For the first time I completely embraced who I was and where I was from.  I became proud of being Chilean.   This is a strength that I have instilled into my children. 

Be an individual; be a leader not a follower.

Be proud of being different and unique.

Always follow your own path.

Never have any expectations of anyone else.

Its boring to be a carbon copy of everyone else, be the best possible version of yourself!

I can remember being very independent throughout senior school, college and university.  I was a driven individual, striving to be the best that I could be in anything.  It was during university that I realised that I was a beautiful young Latin woman.

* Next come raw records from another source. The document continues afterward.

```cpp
template <int RZ_TH>
__global__ __launch_bounds__(256) void k_resize(const uint8_t *__restrict__ src, int sstride,
                                                unsigned long long sframe, uint8_t *__restrict__ dst,
                                                int dw, int dh, int dstride, unsigned long long dframe,
                                                const int2 *__restrict__ xtab,
                                                const int4 *__restrict__ ytab, const int4 *__restrict__ gtab, int sw, int sh,
                                                float winx, float winy, int xcdMap)
{
    __shared__ __align__(16) uint8_t s_src[RZ_MAXROWS + 1][RZ_MAXCH * 16];
    const int tid = threadIdx.x;
    const int tilesX = (dw + RZ_TW - 1) / RZ_TW, tilesY = (dh + RZ_TH - 1) / RZ_TH;
    const int t = xcd_tile(xcdMap), frame = blockIdx.y;
    if (t >= tilesX * tilesY) return;
    const int by = t / tilesX, bx = t - by * tilesX;
    const int ox0 = bx * RZ_TW, oy0 = by * RZ_TH;
// ... 163 lines not shown
    const int ox1 = min(ox0 + (twg << 2), dw) - 1, oy1 = min(oy0 + TH, dh) - 1;
    const uint8_t *S = src + (size_t)frame * sframe;
    uint8_t *D = dst + (size_t)frame * dframe;
    const int sxmin = max((int)((float)ox0 * winx) - 1, 0), sxmax = min((int)((float)(ox1 + 1) * winx) + 1, sw - 1);
    const int symin = max((int)((float)oy0 * winy) - 1, 0), symax = min((int)((float)(oy1 + 1) * winy) + 1, sh - 1);
    const int XA = sxmin & ~15;
    const int nch = ((sxmax - XA) >> 4) + 1, nrows = symax - symin + 1;
    {
        const int lane = tid & 63, wv = __builtin_amdgcn_readfirstlane(tid >> 6);
        const int rl = lane >> 4, ch = lane & 15;
        const uint8_t *sp = S + (size_t)(symin + rl) * sstride + XA + (ch << 4);
        const uint32_t ldsBase = (uint32_t)(uintptr_t)&s_src[0][0];
        for (int rb = wv * 4; rb < nrows; rb += 16)
            if (ch < nch && rb + rl < nrows) glds16(sp + (size_t)rb * sstride, ldsBase + (uint32_t)(rb * (RZ_MAXCH * 16)));
        if (wv == 1) {
            if (lane < TH) glds16(ytab + min(oy0 + lane, dh - 1), (uint32_t)(uintptr_t)&s_ytab[0]);
        } else if (wv >= 2) {
            const int q = 64 * (wv - 2) + lane;
            const int grp = q / 3, part = q - 3 * grp;
            if (q < 3 * twg) glds16(gtab + 3 * (min(ox0 + 4 * grp, dw - 1) >> 2) + part, (uint32_t)(uintptr_t)&s_gtab[64 * (wv - 2)]);
        }
    }
    const int r = (int)(((unsigned)tid * (unsigned)rmagic) >> 16), g = tid - r * twg;
    const int gx = ox0 + (g << 2);
    const bool live = r < rpp && gx < dw;
    asm volatile("s_waitcnt vmcnt(0)" ::: "memory");
    __syncthreads();
    if (!live) return;
    const int4 *gp = s_gtab + 3 * g;
    const int4 g0 = gp[0], gsel = gp[1], gw = gp[2];
    const int bcol = g0.x - XA, wb = bcol & ~3, shf = bcol & 3;
    const uint32_t sel[4] = {(uint32_t)gsel.x, (uint32_t)gsel.y, (uint32_t)gsel.z, (uint32_t)gsel.w};
    const uint32_t wt[4] = {(uint32_t)gw.x, (uint32_t)gw.y, (uint32_t)gw.z, (uint32_t)gw.w};
    for (int j = 0; j < npass; j++) {
        const int ry = r + rpp * j, dy = oy0 + ry;
        if (dy >= dh) break;
        const int4 ytj = s_ytab[ry];
        const uint32_t b0s = ((uint32_t)ytj.z & 0xFFFu) << 12, b1s = ((uint32_t)ytj.w & 0xFFFu) << 12;
        const uint32_t *q0 = reinterpret_cast<const uint32_t *>(&s_src[ytj.x - symin][wb]);
        const uint32_t *q1 = reinterpret_cast<const uint32_t *>(&s_src[ytj.y - symin][wb]);
        const uint32_t a0 = q0[0], a1 = q0[1], a2 = q0[2], c0 = q1[0], c1 = q1[1], c2 = q1[2];
        const uint32_t lo0 = __builtin_amdgcn_alignbyte(a1, a0, shf), hi0 = __builtin_amdgcn_alignbyte(a2, a1, shf);
        const uint32_t lo1 = __builtin_amdgcn_alignbyte(c1, c0, shf), hi1 = __builtin_amdgcn_alignbyte(c2, c1, shf);
        uint32_t v[4];
#pragma unroll
        for (int k = 0; k < 4; k++) {
            const us2 p0 = __builtin_bit_cast(us2, __builtin_amdgcn_perm(hi0, lo0, sel[k]));
            const us2 p1 = __builtin_bit_cast(us2, __builtin_amdgcn_perm(hi1, lo1, sel[k]));
            const us2 w2 = __builtin_bit_cast(us2, wt[k]);
            const uint32_t r0 = __builtin_amdgcn_udot2(p0, w2, 0u, false);
            const uint32_t r1 = __builtin_amdgcn_udot2(p1, w2, 0u, false);
            v[k] = (__umulhi(b0s, r0 & 0x7FFFF0u) + __umulhi(b1s, r1 & 0x7FFFF0u) + 2u) >> 2;
        }
        const uint32_t packed = v[0] | (v[1] << 8) | (v[2] << 16) | (v[3] << 24);
        uint8_t *o = D + (size_t)dy * dstride + gx;
        if (gx + 3 < dw) {
            *reinterpret_cast<uint32_t *>(o) = packed;
        } else {
            for (int k = 0; k < 4 && gx + k < dw; k++) o[k] = (uint8_t)(packed >> (8 * k));
        }
    }
}

bool resize_fit_plan(const int32_t *xt, const int32_t *yt, int sw, int sh, int dw, int dh, ResizeFit &out)
{
    const int ng = (dw + 3) / 4;
    const float winx = (float)sw / (float)dw, winy = (float)sh / (float)dh;
    long best = -1;
    for (int ntx = (ng + 31) / 32; ntx <= (ng + 31) / 32 + 3; ntx++) {
        const int twg = (ng + ntx - 1) / ntx;
        if (twg < 8 || twg > 32) continue;
        const int rpp = 256 / twg, rmagic = (65536 + twg - 1) / twg;
        bool okMagic = true;
        for (int tid = 0; tid < 256; tid++) okMagic = okMagic && (int)(((unsigned)tid * (unsigned)rmagic) >> 16) == tid / twg;
        if (!okMagic) continue;
        for (int npass = 3; npass <= 6; npass++) {
            const int TH = rpp * npass;
            if (TH > RF_MAXTH) continue;
            const int nty = (dh + TH - 1) / TH;
            const long cost = (long)ntx * nty * (100 + 70 * npass);
            if (best >= 0 && cost >= best) continue;
            bool ok = true;
            for (int bx = 0; bx < ntx && ok; bx++) {
                const int ox0 = bx * 4 * twg, ox1 = std::min(ox0 + 4 * twg, dw) - 1;
                if (ox0 >= dw) { ok = false; break; }
                const int lo = std::max((int)((float)ox0 * winx) - 1, 0), hi = std::min((int)((float)(ox1 + 1) * winx) + 1, sw - 1);
                if (lo > (xt[2 * ox0] & 0xFFFF) || hi < (int)((uint32_t)xt[2 * ox1] >> 16)) ok = false;
                if (((hi - (lo & ~15)) >> 4) + 1 > RZ_MAXCH) ok = false;
            }
            for (int by = 0; by < nty && ok; by++) {
                const int oy0 = by * TH, oy1 = std::min(oy0 + TH, dh) - 1;
                const int rlo = std::max((int)((float)oy0 * winy) - 1, 0), rhi = std::min((int)((float)(oy1 + 1) * winy) + 1, sh - 1);
                if (rlo > yt[4 * oy0] || rhi < yt[4 * oy1 + 1] || rhi - rlo + 1 > RF_MAXROWS) ok = false;
            }
            if (!ok) continue;
            best = cost;
            out.ntx = ntx; out.nty = nty; out.twg = twg; out.rpp = rpp; out.npass = npass; out.rmagic = rmagic;
        }
    }
    return best >= 0;
}

void launch_resize_fit(hipStream_t s, const uint8_t *src, int sw, int sh, int sstride, size_t sframe, uint8_t *dst, int dw, int dh,
                       int dstride, size_t dframe, const int32_t *ytab, const int32_t *gtab, const ResizeFit &f, int B)
{
    dim3 grid(orb_xcd_pad(f.ntx * f.nty), B, 1), block(256, 1, 1);
    orb_path(ORB_PATH_RESIZE_FIT);
    hipLaunchKernelGGL(k_resize_fit, grid, block, 0, s, src, sstride, (unsigned long long)sframe, dst, dw, dh, dstride,
                       (unsigned long long)dframe, reinterpret_cast<const int4 *>(ytab), reinterpret_cast<const int4 *>(gtab), sw, sh,
                       (float)sw / (float)dw, (float)sh / (float)dh, 1, f.ntx, f.nty, f.twg, f.rpp, f.npass, f.rmagic);
}

static bool resize_window_hint_ok(const int32_t *xt, const int32_t *yt, int sw, int sh, int dw, int dh, int th, float winx,
                                  float winy)
{
    for (int ox0 = 0; ox0 < dw; ox0 += RZ_TW) {
        const int ox1 = std::min(ox0 + RZ_TW, dw) - 1;
        const int lo = std::max((int)((float)ox0 * winx) - 1, 0), hi = std::min((int)((float)(ox1 + 1) * winx) + 1, sw - 1);
        if (lo > (xt[2 * ox0] & 0xFFFF) || hi < (int)((uint32_t)xt[2 * ox1] >> 16)) return false;
        const int nch = ((hi - (lo & ~15)) >> 4) + 1;
        if (nch > RZ_MAXCH) return false;
        for (int oy0 = 0; oy0 < dh; oy0 += th) {
            const int oy1 = std::min(oy0 + th, dh) - 1;
            const int rlo = std::max((int)((float)oy0 * winy) - 1, 0), rhi = std::min((int)((float)(oy1 + 1) * winy) + 1, sh - 1);
            if (rlo > yt[4 * oy0] || rhi < yt[4 * oy1 + 1]) return false;
            const int nrows = rhi - rlo + 1;
            if (nrows > RZ_MAXROWS || nrows * nch > 512) return false;
        }
    }
    return true;
}
// ... 292 lines not shown
```

vi-orb-slam-icra2018_amd/csrc/k_bowseq.hip:

```cpp
#include "orbhip_internal.h"
#include "wave_ops.h"

#include <type_traits>

#include <cstdlib>

#define BS_HISTO 30

#define BS_THREADS 1024

struct BsBest {
    int b1, pos, b2;
};

__device__ __forceinline__ int bs_bound(const unsigned long long *keys, int n, unsigned node, bool upper)
{
    int lo = 0, hi = n;
    while (lo < hi) {
        const int mid = (lo + hi) >> 1;
        const unsigned v = (unsigned)(keys[mid] >> 32);
        if (upper ? (v <= node) : (v < node))
            lo = mid + 1;
        else
            hi = mid;
    }
    return lo;
}

__device__ void bs_sort2(unsigned long long *keysA, unsigned long long *keysB, int NP, int tid)
{
    auto exchange = [&](int t, int k, int j) {
        unsigned long long *keys = t < NP / 2 ? keysA : keysB;
        const int u = t < NP / 2 ? t : t - NP / 2;
        const int i = ((u & ~(j - 1)) << 1) | (u & (j - 1));
// ... 377 lines not shown
            }
            s_keep[0] = i1;
            s_keep[1] = i2;
            s_keep[2] = i3;
        }
        __syncthreads();
    }
    (void)mybin0;
    for (int i = tid; i < cap; i += blockDim.x) o21[i] = -1;
    __syncthreads();
    int local = 0;
    for (int i1 = tid; i1 < cap; i1 += blockDim.x) {
        int i2 = i1 < n1 ? m12[i1] : -1;
        if (i2 >= 0 && check_ori) {
            float rot = k1[i1].angle - k2[i2].angle;
            if (rot < 0.0f) rot += 360.0f;
            int bin = (int)roundf(rot * (1.0f / BS_HISTO));
            if (bin == BS_HISTO) bin = 0;
            if (bin >= 0 && bin < BS_HISTO && bin != s_keep[0] && bin != s_keep[1] && bin != s_keep[2]) i2 = -1;
        }
        o12[i1] = i2;
        if (i2 >= 0) {
            o21[i2] = i1;
            local++;
        }
    }
    atomicAdd(&s_nm, local);
    __syncthreads();
    if (tid == 0) nmatches[b] = s_nm;
}


#define BL_THREADS 512
#define BL_TILES 640
#define BL_MAXN2 128

__device__ __forceinline__ int bl_dist(const uint4 &q0, const uint4 &q1, const uint4 &r0, const uint4 &r1)
{
    return __popc(q0.x ^ r0.x) + __popc(q0.y ^ r0.y) + __popc(q0.z ^ r0.z) + __popc(q0.w ^ r0.w) + __popc(q1.x ^ r1.x) +
           __popc(q1.y ^ r1.y) + __popc(q1.z ^ r1.z) + __popc(q1.w ^ r1.w);
}
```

London was an ideal place for me to grow in this way due to there being such diversity in cultures, languages and dances within the city.  I loved my ethnic origin.  It gave me a great strength, I felt powerful.   My life experiences and of course from my parents’ advice made me this way.  I sometimes think I am too independent! 

I have had dysfunctional relationships that didn’t last.  I found myself having relationships with men that needed me to pull them along.  I was their support system.  I have realised that even though my life experiences had its positive influences, it also had a considerable amount of negative influences.  These have transpired over the years and I have managed to highlight them and eliminate them.  Unfortunately, they included having very low self esteem and low self worth and insecurities, where I allowed myself to tolerate too much abuse from certain individuals. 

I am so lucky that I can say “I’m on the other side of that now”. 

I am a single parent of two wonderful children and my unit feels complete!  I run my own businesses, where I make money doing the things that I love and have great passion for.  I love my life and wouldn’t change it for the world.

Carol V_G

 

         I am Carol Verdugo-Gonzalez and I am a Chilean Political Refugee!